La relación entre los niños y sus abuelos

La relación entre los niños y sus abuelos ocupa un lugar especial en la arquitectura emocional de la infancia. No es un vínculo accesorio ni simplemente afectivo; es una relación que puede influir profundamente en el desarrollo emocional, social y hasta cognitivo de los niños. Los abuelos no solo acompañan, también ofrecen una forma distinta de estar en el mundo, y esa diferencia es justamente lo que la vuelve tan valiosa.

Desde la psicología infantil entendemos que los niños no crecen sostenidos por una sola figura, sino por una red de vínculos. John Bowlby, desde la teoría del apego, explicó que la seguridad emocional se fortalece cuando el niño cuenta con varias figuras disponibles, sensibles y confiables. Los abuelos suelen ocupar ese lugar de apego secundario, una base segura alternativa que amplía el universo afectivo del niño sin competir con los padres. No reemplazan, complementan.

Una de las grandes riquezas del vínculo con los abuelos es el tiempo. A diferencia del ritmo acelerado que muchas veces viven madres y padres, los abuelos suelen ofrecer una presencia más pausada, menos apurada y más contemplativa. Para un niño, esto se traduce en escucha, paciencia y atención plena. Esa experiencia de sentirse visto sin prisa tiene un impacto directo en la autoestima y en la regulación emocional.

Los abuelos también funcionan como transmisores de historia y pertenencia.
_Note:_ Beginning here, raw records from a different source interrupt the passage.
+__global__ void pack_s2w_kernel(const float* __restrict__ w, int cout, int cin, float* __restrict__ dst, int k_pad, int m_pad) {
+    const int64_t total = (int64_t)25 * k_pad * m_pad;
+    for (int64_t e = (int64_t)blockIdx.x * blockDim.x + threadIdx.x; e < total; e += (int64_t)gridDim.x * blockDim.x) {
+        const int h = (int)(e & 1);
+        int64_t r = e >> 1;
+        const int co = (int)(r % m_pad);
+        r /= m_pad;
+        const int kq = (int)(r % (k_pad / 2));
+        const int pos = (int)(r / (k_pad / 2));
+        const int ci = 2 * kq + h, i = pos / 5, j = pos % 5;
+        float v = 0.f;
+        if (ci < cin && co < cout) {
+            const float* g = w + ((int64_t)co * cin + ci) * 9;
+            float rowv[3];
+#pragma unroll
+            for (int ky = 0; ky < 3; ++ky) {
+                const float* gr = g + 3 * ky;
+                rowv[ky] = (j == 0 || j == 1) ? gr[1] : j == 2 ? gr[0] : j == 3 ? gr[0] + gr[2] : gr[2];
+            }
+            v = (i == 0 || i == 1) ? rowv[1] : i == 2 ? rowv[0] : i == 3 ? rowv[0] + rowv[2] : rowv[2];
+        }
+        dst[e] = v;
+    }
+}
+
+extern "C" int sda_pack_conv_weight_s2w(const float* w, int cout, int cin, float* dst, int k_pad, int m_pad, void* stream) {
+    if (!w || !dst || cout <= 0 || cin <= 0 || k_pad < cin || m_pad < cout || (k_pad & 1)) return SDA_E_BADARG;
+    const int64_t total = (int64_t)25 * k_pad * m_pad;
+    int blocks = (int)((total + 255) / 256);
+    if (blocks > 4096) blocks = 4096;
+    hipLaunchKernelGGL(pack_s2w_kernel, dim3(blocks), dim3(256), 0, (hipStream_t)stream, w, cout, cin, dst, k_pad, m_pad);
+    return sda_launch_status();
+}
diff --git a/sda_amd/engine.py b/sda_amd/engine.py
--- a/sda_amd/engine.py
+++ b/sda_amd/engine.py
@@ -84,6 +84,9 @@
         self._sync()
         if self._fwd is None:
             self._fwd = PackedConv(self.conv.weight, self.conv.bias, transpose=False)
+            if ops.S2W and (self.kh, self.kw, self.sh, self.sw) == (3, 3, 2, 2) and self._fwd.m_real % 64 == 0 and \
+                    self._fwd.m_pad == self._fwd.m_real and self._fwd.k_pad % 4 == 0:
+                self._fwd.s2w = ops.pack_conv_weight_s2w(self.conv.weight, self._fwd.k_pad, self._fwd.m_pad)
         return self._fwd
 
     def bwd(self, cin_keep: Optional[int] = None) -> PackedConv:
@@ -181,6 +184,8 @@
         d.w = parity4_w.data_ptr()
         d.kh = d.kw = 2
         return d if ops.conv_parity4(d) else None
+    if getattr(pk, 's2w', None) is not None and ops.conv_s2w(d, pk.s2w):
+        return d
     ops.conv_igemm(d)
     return d
 
diff --git a/sda_amd/ops.py b/sda_amd/ops.py
--- a/sda_amd/ops.py
+++ b/sda_amd/ops.py
@@ -241,6 +241,40 @@
     return True
 
 
+S2W = os.environ.get('SDA_CONV_S2W', '1') != '0'
+
+
+def pack_conv_weight_s2w(w: Tensor, k_pad: int, m_pad: int) -> Tensor:
+    _dev(w)
+    w = w.detach().contiguous()
+    dst = torch.empty(25 * k_pad * m_pad, device=w.device, dtype=torch.float32)
+    _lib.check(_lib.load().sda_pack_conv_weight_s2w(w.data_ptr(), w.shape[0], w.shape[1], dst.data_ptr(), k_pad, m_pad, _stream()),
+               'sda_pack_conv_weight_s2w')
+    return dst
+
+
+def conv_s2w(desc: ConvDesc, w_s2w: Tensor) -> bool:
+    lib = _lib.load()
+    w_direct = desc.w
+    desc.w = w_s2w.data_ptr()
+    if not lib.sda_conv_s2w_supported(ctypes.byref(desc)):
+        desc.w = w_direct
+        return False
+    prof = conv_profile
+    if prof is not None:
+        e0, e1 = torch.cuda.Event(enable_timing=True), torch.cuda.Event(enable_timing=True)
+        e0.record()
+    _lib.check(lib.sda_conv_s2w(ctypes.byref(desc), _stream()), 'sda_conv_s2w')
+    if prof is not None:
+        e1.record()
+        prof.records.append((e0, e1, prof.flops(desc), 's2w'))
+        rd, wr = prof.alg_bytes(desc)
+        b = prof.family_bytes.setdefault('s2w', [0.0, 0.0])
+        b[0] += rd
+        b[1] += wr
+    return True
+
+
 POOLED = os.environ.get('SDA_CONV_POOLED', '1') != '0'
 
 
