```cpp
template <bool BOTH, bool ZM, bool WIDE = false>
DEV bool fused_body(const BatchDev &b, uint32_t psm, unsigned char *lds_raw, uint32_t cap, uint32_t n_cap, uint32_t stride,
                    uint32_t pos_cap, uint32_t ent_cap, uint32_t push_cap, const LocalTable *local = nullptr) {
    const int lane = lane_id();
    const DevConfig *cfg = b.cfg;
    const int ndir = BOTH ? 2 : 1;
    const FusedLds f = fused_carve(lds_raw, cap, n_cap, stride, pos_cap, ent_cap, push_cap, (uint32_t)ndir, ZM);
    STAMP_BEGIN();
    STAMP_T(b, 38, false);
    float lmz[FUSED_LOCAL_CHUNKS];
    uint32_t lrk[FUSED_LOCAL_CHUNKS];
    if (local) {
#pragma unroll
        for (int q = 0; q < FUSED_LOCAL_CHUNKS; q++) {
            const int i = q * 64 + lane_id();
            lmz[q] = i < local->R ? local->mz[i] : __builtin_huge_valf();
            lrk[q] = i < local->R ? (uint32_t)local->rank[i] : (uint32_t)PYA_NO_MATCH;
        }
        wave_lds_sync();
    }
    if (lane < 32) {
        f.mass_l[lane] = cfg->res_mass[lane];
        f.flag_l[lane] = cfg->res_modifiable[lane];
    }
    const uint64_t *dw = b.desc + (size_t)psm * PYA_DESC_WORDS;
    const int64_t p0 = (int64_t)dw[0], pep0 = (int64_t)dw[1], s0 = (int64_t)dw[2], a0 = (int64_t)dw[3];
    const uint64_t w4 = dw[4], w5 = dw[5];
    const int L = (int)(w4 & 0xffffu), n_aux = (int)((w4 >> 16) & 0xffffu), k = (int)((w4 >> 32) & 0xffffu);
    const int zmax = ZM ? (int)(w4 >> 56) : 1;
    const int N = (int)(uint32_t)w5;
    const uint64_t *order = b.order_tab + (uint32_t)(w5 >> 32);
    const int status = local ? local->status : b.status[psm];
    const int R = local ? local->R : (int)b.ret_n[psm];

    const uint32_t max_k = b.max_k;
    float *out_asc = b.ascores + (size_t)psm * max_k;
    uint64_t *out_alt = b.alt_mask + (size_t)psm * max_k;
    for (uint32_t a = lane; a < max_k; a += 64) {
        out_asc[a] = 0.f;
        out_alt[a] = 0ull;
    }
    if (status != PYA_ST_OK) {
        if (lane == 0) {
            b.best_score[psm] = -1.f;
            b.best_sig[psm] = 0ull;
            b.n_sig_out[psm] = -1;
        }
        return false;
    }
    STAMP_T(b, 39, false);
    const bool two_pass = BOTH && WIDE && N > 32;
    const int s = (BOTH && !two_pass) ? (lane & 31) : lane;
    const int dir = BOTH ? (two_pass ? 0 : (lane >> 5)) : (cfg->n_fwd > 0 ? 0 : 1);
    const bool active = s < N;
    const uint32_t letter = lane < L ? (uint32_t)b.pep[pep0 + lane] : (uint32_t)'A';
    const uint64_t bits = active ? order[s] : 0ull;
// ... 541 lines not shown
```

pyascore_amd/csrc/host_internal.h:

```cpp
#ifndef PYA_HOST_INTERNAL_H
#define PYA_HOST_INTERNAL_H
#include <hip/hip_runtime_api.h>

#include <algorithm>
#include <atomic>
#include <cmath>
#include <cstdarg>
#include <cstddef>
#include <cstdio>
#include <cstdlib>
#include <chrono>
#include <cstring>
#include <condition_variable>
#include <functional>
#include <map>
#include <memory>
#include <mutex>
#include <string>
#include <thread>
#include <unordered_map>
#include <vector>
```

A través de relatos, anécdotas y recuerdos familiares, ayudan al niño a construir una narrativa sobre quién es y de dónde viene. Desde la psicología del desarrollo sabemos que el sentido de identidad se nutre de estas historias. Un niño que conoce su historia familiar suele sentirse más anclado, más seguro y más conectado con su entorno.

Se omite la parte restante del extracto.